*** Begin section ***
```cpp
#ifdef AMC_USER_SCALE
template <int POT>
__device__ __forceinline__ ScriptStep mh_scaled(real_t x, real_t beta, double sigma, double z, const double* T)
{
    const double TWO_PI = 0x1.921fb54442d18p+2;
    const double sc = sigma * user_scale(x, T);
    const double sc2 = sc * sc;
    const real_t delta = (real_t)__builtin_fma(sc, z, 0.0);
    const double logq_f = ((double)(-(delta * delta))) / (2.0 * sc2) - log_f64(TWO_PI * sc2) / 2.0;
    const real_t e1 = potential<POT>(x, T);
    const real_t xn = x + delta;
    const real_t e2 = potential<POT>(xn, T);
// ... 62 lines not shown
__device__ __forceinline__ void mh_pair(real2& xv, real_t b0, real_t b1, param_t sg0, param_t sg1, int k0, int k1,
                                        const double* s_tab, MoveExact m1, param_t z0, param_t z1, u32x4 pn, u32x4 pu,
                                        bool have_pu, u32x4 accept_ctr, uint32_t key0, uint32_t key1, const double* T,
                                        unsigned long long force_mask, uint32_t& acc_bits, unsigned long long& m0,
                                        unsigned long long& m1_out, const UserTheta& th1)
{
    const uint32_t a0_12 = spare_accept12(pn, 0), a1_12 = spare_accept12(pn, 1);
#if defined(AMC_USER_SCALE) || defined(AMC_USER_LOGQ)
    {
#ifdef AMC_USER_LOGQ
        const int mk0 = user_move_key(MULTI ? k0 : 0), mk1 = user_move_key(MULTI ? k1 : 0);
        ScriptStep s0, s1;
        if (MULTI && AMC_SIGMA_MEMO) {
            const SigmaArg a0 = {sg0, mt_log_sigma(s_tab, MULTI ? k0 : 0)}, a1 = {sg1, mt_log_sigma(s_tab, MULTI ? k1 : 0)};
            s0 = mh_script<POT>(xv.x, b0, a0, z0, T, mk0, user_theta_lds(mk0), gauss_row_of(mk0, s_tab));
            s1 = mh_script<POT>(xv.y, b1, a1, z1, T, mk1, user_theta_lds(mk1), gauss_row_of(mk1, s_tab));
        } else {
            s0 = mh_script<POT>(xv.x, b0, sg0, z0, T, mk0, MULTI ? user_theta_lds(mk0) : th1, MULTI ? gauss_row_of(mk0, s_tab) : gauss_row_off());
            s1 = mh_script<POT>(xv.y, b1, sg1, z1, T, mk1, MULTI ? user_theta_lds(mk1) : th1, MULTI ? gauss_row_of(mk1, s_tab) : gauss_row_off());
        }
#else
        const ScriptStep s0 = mh_scaled<POT>(xv.x, b0, sg0, z0, T), s1 = mh_scaled<POT>(xv.y, b1, sg1, z1, T);
#endif
        const FilterCmp c0 = accept_filter_arg(s0.arg, a0_12), c1 = accept_filter_arg(s1.arg, a1_12);
        const unsigned long long acc0 = __builtin_amdgcn_ballot_w64(c0.pos | c0.lo), rej0 = __builtin_amdgcn_ballot_w64(c0.hi);
        const unsigned long long acc1 = __builtin_amdgcn_ballot_w64(c1.pos | c1.lo), rej1 = __builtin_amdgcn_ballot_w64(c1.hi);
        const unsigned long long undecided = __builtin_amdgcn_ballot_w64(true) & ~((acc0 | rej0) & (acc1 | rej1));
        bool a0 = c0.pos | c0.lo, a1 = c1.pos | c1.lo;
        if ((undecided | force_mask) != 0ull) {
            if (!have_pu) {
                asm volatile("" : "+v"(accept_ctr.z));
                pu = philox4x32_10(accept_ctr, key0, key1);
            }
            a0 = accept_exact_arg(s0.arg, uniform_accept(a0_12, pu.x, pu.y), T);
            a1 = accept_exact_arg(s1.arg, uniform_accept(a1_12, pu.z, pu.w), T);
        }
        xv.x = a0 ? s0.xn : s0.xr;
        xv.y = a1 ? s1.xn : s1.xr;
        m0 = __builtin_amdgcn_ballot_w64(a0);
        m1_out = __builtin_amdgcn_ballot_w64(a1);
        acc_bits = (a0 ? 1u : 0u) | (a1 ? 0x100u : 0u);
        return;
    }
#endif
    const Proposal p0 = propose<POT>(xv.x, b0, sg0, z0, T), p1 = propose<POT>(xv.y, b1, sg1, z1, T);
    const real_t xr0 = p0.xn + (-p0.delta), xr1 = p1.xn + (-p1.delta);
    const FilterCmp c0 = accept_filter(p0.dlogp, a0_12), c1 = accept_filter(p1.dlogp, a1_12);
#define AMC_B(c) __builtin_amdgcn_ballot_w64(c)
    const unsigned long long acc0 = AMC_B(c0.pos) | AMC_B(c0.lo), rej0 = AMC_B(c0.hi);
    const unsigned long long acc1 = AMC_B(c1.pos) | AMC_B(c1.lo), rej1 = AMC_B(c1.hi);
    const unsigned long long undecided = AMC_B(true) & ~((acc0 | rej0) & (acc1 | rej1));
#undef AMC_B
    if ((undecided | force_mask) != 0ull) {
        if (!have_pu) {
            asm volatile("" : "+v"(accept_ctr.z));
            pu = philox4x32_10(accept_ctr, key0, key1);
        }
        MoveExact e0 = m1, e1 = m1;
        if (MULTI) {
            e0.dn = mt_den(s_tab, k0); e0.lc = s_tab[MT_LOGC * AMC_MAX_MOVES + k0]; e0.rd = s_tab[MT_RDEN * AMC_MAX_MOVES + k0];
            e1.dn = mt_den(s_tab, k1); e1.lc = s_tab[MT_LOGC * AMC_MAX_MOVES + k1]; e1.rd = s_tab[MT_RDEN * AMC_MAX_MOVES + k1];
        }
        const bool a0 = accept_exact(p0.delta, p0.dlogp, e0.dn, e0.rd, e0.lc, uniform_accept(a0_12, pu.x, pu.y), T);
        const bool a1 = accept_exact(p1.delta, p1.dlogp, e1.dn, e1.rd, e1.lc, uniform_accept(a1_12, pu.z, pu.w), T);
        m0 = __builtin_amdgcn_ballot_w64(a0);
        m1_out = __builtin_amdgcn_ballot_w64(a1);
        xv.x = a0 ? p0.xn : xr0;
        xv.y = a1 ? p1.xn : xr1;
        acc_bits = (a0 ? 1u : 0u) | (a1 ? 0x100u : 0u);
    } else {
        const bool a0 = c0.pos | c0.lo, a1 = c1.pos | c1.lo;
        m0 = acc0;
        m1_out = acc1;
        xv.x = a0 ? p0.xn : xr0;
        xv.y = a1 ? p1.xn : xr1;
        acc_bits = (a0 ? 1u : 0u) | (a1 ? 0x100u : 0u);
    }
}

typedef uint32_t u32v4_t __attribute__((ext_vector_type(4)));

typedef uint32_t u32v2_t __attribute__((ext_vector_type(2)));

__device__ __forceinline__ real2 load_pair_block(const real_t* block_base)
{
    const __amdgpu_buffer_rsrc_t r = __builtin_amdgcn_make_buffer_rsrc((void*)block_base, 0, 0x7fffffff, 0x00020000);
    real2 d;
#ifdef AMC_STATE_F32
    const u32v2_t v = __builtin_amdgcn_raw_buffer_load_b64(r, threadIdx.x * 8, 0, 0);
    d.x = __uint_as_float(v.x);
    d.y = __uint_as_float(v.y);
#else
    const u32v4_t v = __builtin_amdgcn_raw_buffer_load_b128(r, threadIdx.x * 16, 0, 0);
    d.x = __longlong_as_double((long long)(((uint64_t)v.y << 32) | v.x));
    d.y = __longlong_as_double((long long)(((uint64_t)v.w << 32) | v.z));
#endif
    return d;
}

// ... 14 lines not shown
```

### montecarlo_amd/csrc/amc_pg.hip

```cpp
#define AMC_KERNEL_LINKAGE static
#include "amc_internal.h"

static int nl_capacity(int n_learn) { return n_learn <= 1 ? 1 : n_learn <= 2 ? 2 : n_learn <= 4 ? 4 : 8; }

namespace amc {
#define AMC_PG_FUSED(POT, NL, BETA)                                                                                     \
    extern template __global__ void pg_estimate_kernel<POT, NL, BETA, 2, RED_FORM_NONE>(const PgArgs, const SweepArgs);   \
    extern template __global__ void pg_estimate_kernel<POT, NL, BETA, 2, RED_FORM_COLS>(const PgArgs, const SweepArgs);   \
    extern template __global__ void pg_estimate_kernel<POT, NL, BETA, 2, RED_FORM_E>(const PgArgs, const SweepArgs);      \
    extern template __global__ void pg_estimate_kernel<POT, NL, BETA, 2, RED_FORM_NONE, true>(const PgArgs, const SweepArgs)
AMC_PG_FUSED(POT_HARMONIC, 1, false);
AMC_PG_FUSED(POT_HARMONIC, 1, true);
AMC_PG_FUSED(POT_HARMONIC, 2, false);
AMC_PG_FUSED(POT_HARMONIC, 2, true);
AMC_PG_FUSED(POT_DOUBLE_WELL, 1, false);
AMC_PG_FUSED(POT_DOUBLE_WELL, 1, true);
AMC_PG_FUSED(POT_DOUBLE_WELL, 2, false);
AMC_PG_FUSED(POT_DOUBLE_WELL, 2, true);
#undef AMC_PG_FUSED
}

namespace {

const char* tf(bool b) { return b ? "true" : "false"; }
// ... 233 lines not shown
            }
        }
        if (!h->pg_tail_valid || std::memcmp(&tl, &h->pg_tail_host, sizeof(tl)) != 0) {
            hipLaunchKernelGGL(amc::pg_tail_store_kernel, dim3(1), dim3(64), 0, h->stream, tl, h->d_pg_tail);
            AMC_HIP(hipGetLastError());
            h->pg_tail_host = tl;
            h->pg_tail_valid = true;
        }
        a.tail = h->d_pg_tail;
    }
    const int nl = nl_capacity(n_learn);
    int sweep = 0;
    if (with_sweep) {
        { const int rcc = counter_room(h, who, 1); if (rcc != AMC_OK) return rcc; }
        if (h->d_log) { int room = 0; const int rcf = log_room(h, &room); if (rcf != AMC_OK) return rcf; }
        sweep = h->K > 1 ? 2 : (h->d_log ? 1 : 3);
    }
    const bool red = reduce && with_sweep;
    PgPlan plan;
    { const int rcp = pg_plan(h, nl, sweep, red, q_batch, &plan); if (rcp != AMC_OK) return rcp; }
    const int grid = plan.grid;
    const bool mid = plan.mid;
    if (grid_out) *grid_out = grid;
    amc::SweepArgs sw = make_sweep_args(h, 1);
    sw.red_stride = red_row_stride(h, grid);
    const int rc = h->use_rtc                                    ? launch_pg_custom(h, a, sw, grid, nl, sweep, red, mid)
                   : (h->potential == AMC_POTENTIAL_DOUBLE_WELL) ? launch_pg<amc::POT_DOUBLE_WELL>(h, a, sw, grid, nl, sweep, red, mid)
                                                                 : launch_pg<amc::POT_HARMONIC>(h, a, sw, grid, nl, sweep, red, mid);
    if (rc != AMC_OK) return rc;
    if (with_sweep) {
        h->t += 1;
        h->t_counted += 1;
        if (h->d_log) h->log_fill += 1;
    }
    if (advance) h->t_est += 1;
    *nl_out = nl;
    return AMC_OK;
}

static int pg_check_call(const amc_handle* h, const char* who, int n_learn, const int* learn_ids, int q_batch)
{
    if (n_learn < 0 || n_learn > AMC_MAX_LEARN) return fail(AMC_ERR_BAD_ARG, "%s: n_learn must be in [0, %d]", who, AMC_MAX_LEARN);
    if (n_learn > 0 && !learn_ids) return fail(AMC_ERR_BAD_ARG, "%s: learn_ids is NULL", who);
    for (int l = 0; l < n_learn; ++l)
        if (learn_ids[l] < 0 || learn_ids[l] >= h->K) return fail(AMC_ERR_BAD_ARG, "%s: learn_ids[%d] = %d out of range", who, l, learn_ids[l]);
    if (q_batch < 1 || q_batch > AMC_MAX_QBATCH || (int64_t)q_batch * n_learn >= 4096)
        return fail(AMC_ERR_BAD_ARG, "%s: q_batch must be in [1, %d] and q_batch*n_learn < 4096", who, AMC_MAX_QBATCH);
// ... 406 lines not shown
```

### montecarlo_amd/csrc/amc_sweep.h

```cpp
#pragma once

#include "amc_wave_sums.h"

namespace amc {

struct SweepArgs {
    real_t* x;
    const real_t* beta_arr;
    uint8_t* log;
    const double* ptab;
    const uint8_t* pick_tab;
    unsigned long long* acc_total;
    int64_t n_chains;
    int64_t m_stride;
    uint64_t pair0;
    uint64_t t0;
    int32_t n_steps;
    int32_t n_moves;
    uint32_t key0, key1;
    double beta;
    xs_word* red_partials;
    int32_t red_stride;
    int32_t red_cols;
    int32_t log_pos;
    int32_t exact_accept;
    int32_t n_slots;
};

struct StepDraws {
    u32x4 normal;
};

__device__ __forceinline__ StepDraws step_draws(const SweepArgs& a, uint64_t pair, uint64_t t)
{
    StepDraws d;
    d.normal = philox4x32_10(draw_counter(pair, t, DRAW_NORMAL, STREAM_METROPOLIS), a.key0, a.key1);
    return d;
}

#define AMC_PICK_CELLS 4096
#define AMC_PICK_OPEN 0xFFu

__device__ __forceinline__ void stage_pick_table(uint8_t* lds, const uint8_t* tab)
{
    for (int i = threadIdx.x; i < AMC_PICK_CELLS / 16; i += AMC_BLOCK)
        reinterpret_cast<uint4*>(lds)[i] = reinterpret_cast<const uint4*>(tab)[i];
}

__device__ __forceinline__ int categorical_walk(const double* s_tab, int K, double r)
{
    int k = 0;
    for (int i = 0; i < K - 1; ++i) k += (s_tab[MT_CUM * AMC_MAX_MOVES + i] <= r) ? 1 : 0;
    return k;
}

#define AMC_PACKED_LOG_MOVES 8
#define AMC_LOG_NONE 0
#define AMC_LOG_PACKED 1
#define AMC_LOG_BYTES 2
// ... 97 lines not shown
            s_tab[MT_RDEN * AMC_MAX_MOVES + i] = a.ptab[PT_RDEN * AMC_MAX_MOVES + i];
            if (AMC_SIGMA_MEMO) mt_set_log_sigma(s_tab, i, log_f64(a.ptab[PT_SIGMA * AMC_MAX_MOVES + i]));
        }
    }
    const param_t sigma1 = (param_t)a.ptab[PT_SIGMA * AMC_MAX_MOVES];
    const param_t den1 = (param_t)a.ptab[PT_DEN * AMC_MAX_MOVES];
    const double logc1 = a.ptab[PT_LOGC * AMC_MAX_MOVES];
    const double rden1 = a.ptab[PT_RDEN * AMC_MAX_MOVES];
    UserTheta th1 = {0.0, 0.0, 0.0, 0.0, 0.0, 0.0};
#ifdef AMC_USER_LOGQ
    if (!MULTI) th1 = user_theta_uniform(a.ptab, 0);
#endif

    const int64_t n_pairs = (a.n_chains + 1) >> 1;
    const int64_t stride = (int64_t)gridDim.x * AMC_BLOCK;
    const int64_t first = (int64_t)blockIdx.x * AMC_BLOCK;
    unsigned long long wave_acc = 0;
    unsigned long long slots_before = 0;
    if (REDUCE && !LOG && !MULTI && threadIdx.x == 0)
        for (int sl = (int)blockIdx.x; sl < a.n_slots; sl += (int)gridDim.x) slots_before += a.acc_total[sl];

    auto load_x = [&](int64_t b) -> real2 { return load_pair_block(a.x + 2 * b); };
    auto load_b = [&](int64_t b) -> real2 { return load_pair_block(a.beta_arr + 2 * b); };
    real2 x_nxt = {(real_t)0.0, (real_t)0.0}, b_nxt = {(real_t)a.beta, (real_t)a.beta};
    if (first < n_pairs) {
        x_nxt = load_x(first);
        if (BETA) b_nxt = load_b(first);
    }
    constexpr bool AHEAD = SINGLE;
    StepDraws dr_nxt = {};
    if (AHEAD && first < n_pairs) dr_nxt = step_draws(a, a.pair0 + (uint64_t)(first + threadIdx.x), a.t0);
#ifdef AMC_USER_LOGQ
    stage_user_theta(a.ptab, MULTI);
#endif
    stage_math_tables(s_math, threadIdx.x, AMC_BLOCK);
    __builtin_amdgcn_s_waitcnt(0x0F70);
    real2 x_done = {(real_t)0.0, (real_t)0.0};
    uint32_t lw_done = 0;
    int64_t base_done = -1;
    int64_t base = first;
    for (; base + stride < n_pairs; base += stride) {
        const int64_t p = base + threadIdx.x;
        real2 xv = x_nxt;
        const real_t b0 = b_nxt.x, b1 = b_nxt.y;
        x_nxt = load_x(base + stride);
        if (BETA) b_nxt = load_b(base + stride);
        if (base_done >= 0) {
            store_pair_block_writethrough(a.x + 2 * base_done, x_done);
            if (LOG && SINGLE) store_log_pair<LOG>(a, a.log_pos, base_done + threadIdx.x, lw_done);
        }
        const StepDraws dr = dr_nxt;
        uint32_t lw = 0;
        pair_steps<POT, MULTI, LOG, SINGLE, AHEAD>(a, xv, b0, b1, a.pair0 + (uint64_t)p, p, true, true, s_tab, s_pick, s_math,
                                                   sigma1, den1, rden1, logc1, wave_acc, lw, &dr, math_k_literal(), th1, s_mathf);
        if (AHEAD) dr_nxt = step_draws(a, a.pair0 + (uint64_t)(p + stride), a.t0);
        if (REDUCE) {
            red_add_pair<POT, RED_E>(red, xv, true, true, s_math, s_red[threadIdx.x >> 6], a.red_cols);
        }
        x_done = xv;
        lw_done = lw;
        base_done = base;
    }
    if (base < n_pairs) {
        const int64_t p = base + threadIdx.x;
        const bool v0 = p < n_pairs;
        const bool v1 = v0 && (2 * p + 1 < a.n_chains);
        real2 xv = x_nxt;
        if (base_done >= 0) {
            store_pair_block_writethrough(a.x + 2 * base_done, x_done);
            if (LOG && SINGLE) store_log_pair<LOG>(a, a.log_pos, base_done + threadIdx.x, lw_done);
        }
        uint32_t lw = 0;
        pair_steps<POT, MULTI, LOG, SINGLE, AHEAD>(a, xv, b_nxt.x, b_nxt.y, a.pair0 + (uint64_t)(v0 ? p : 0), p, v0, v1,
                                                   s_tab, s_pick, s_math, sigma1, den1, rden1, logc1, wave_acc, lw, &dr_nxt, math_k_literal(), th1, s_mathf);
        if (v0) {
            store_pair_block_writethrough(a.x + 2 * base, xv);
            if (LOG && SINGLE) store_log_pair<LOG>(a, a.log_pos, p, lw);
        }
        if (REDUCE) red_add_pair<POT, RED_E>(red, xv, v0, v1, s_math, s_red[threadIdx.x >> 6], a.red_cols);
    }
    if (REDUCE)
        red_finish<POT, RED_E>(red, s_red, a.red_partials + (int64_t)blockIdx.x * a.red_stride, a.red_stride == RED_COMPACT_WORDS, a.red_cols);
    if (!MULTI) {
        __shared__ unsigned long long s_acc[AMC_BLOCK / 64];
        if ((threadIdx.x & 63) == 0) s_acc[threadIdx.x >> 6] = wave_acc;
        __syncthreads();
        if (threadIdx.x == 0) {
            unsigned long long t = 0;
            for (int w = 0; w < AMC_BLOCK / 64; ++w) t += s_acc[w];
            if (REDUCE && !LOG) {
                if (t != 0) __hip_atomic_fetch_add(a.acc_total + blockIdx.x, t, __ATOMIC_RELAXED, __HIP_MEMORY_SCOPE_AGENT);
                a.red_partials[(int64_t)blockIdx.x * a.red_stride + (a.red_stride == RED_COMPACT_WORDS ? (int)RED_COMPACT_SLOT : (int)RED_ROW_SLOT)] =
                    (xs_word)__double_as_longlong((double)(slots_before + t));
            } else if (t != 0) {
                __hip_atomic_fetch_add(a.acc_total + blockIdx.x, t, __ATOMIC_RELAXED, __HIP_MEMORY_SCOPE_AGENT);
            }
// ... 207 lines not shown
```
*** End section ***
### Problem:
Among the lines above, find those holding "char" and copy each one.

### Result of this task:
const char* tf(bool b) { return b ? "true" : "false"; }
static int pg_check_call(const amc_handle* h, const char* who, int n_learn, const int* learn_ids, int q_batch)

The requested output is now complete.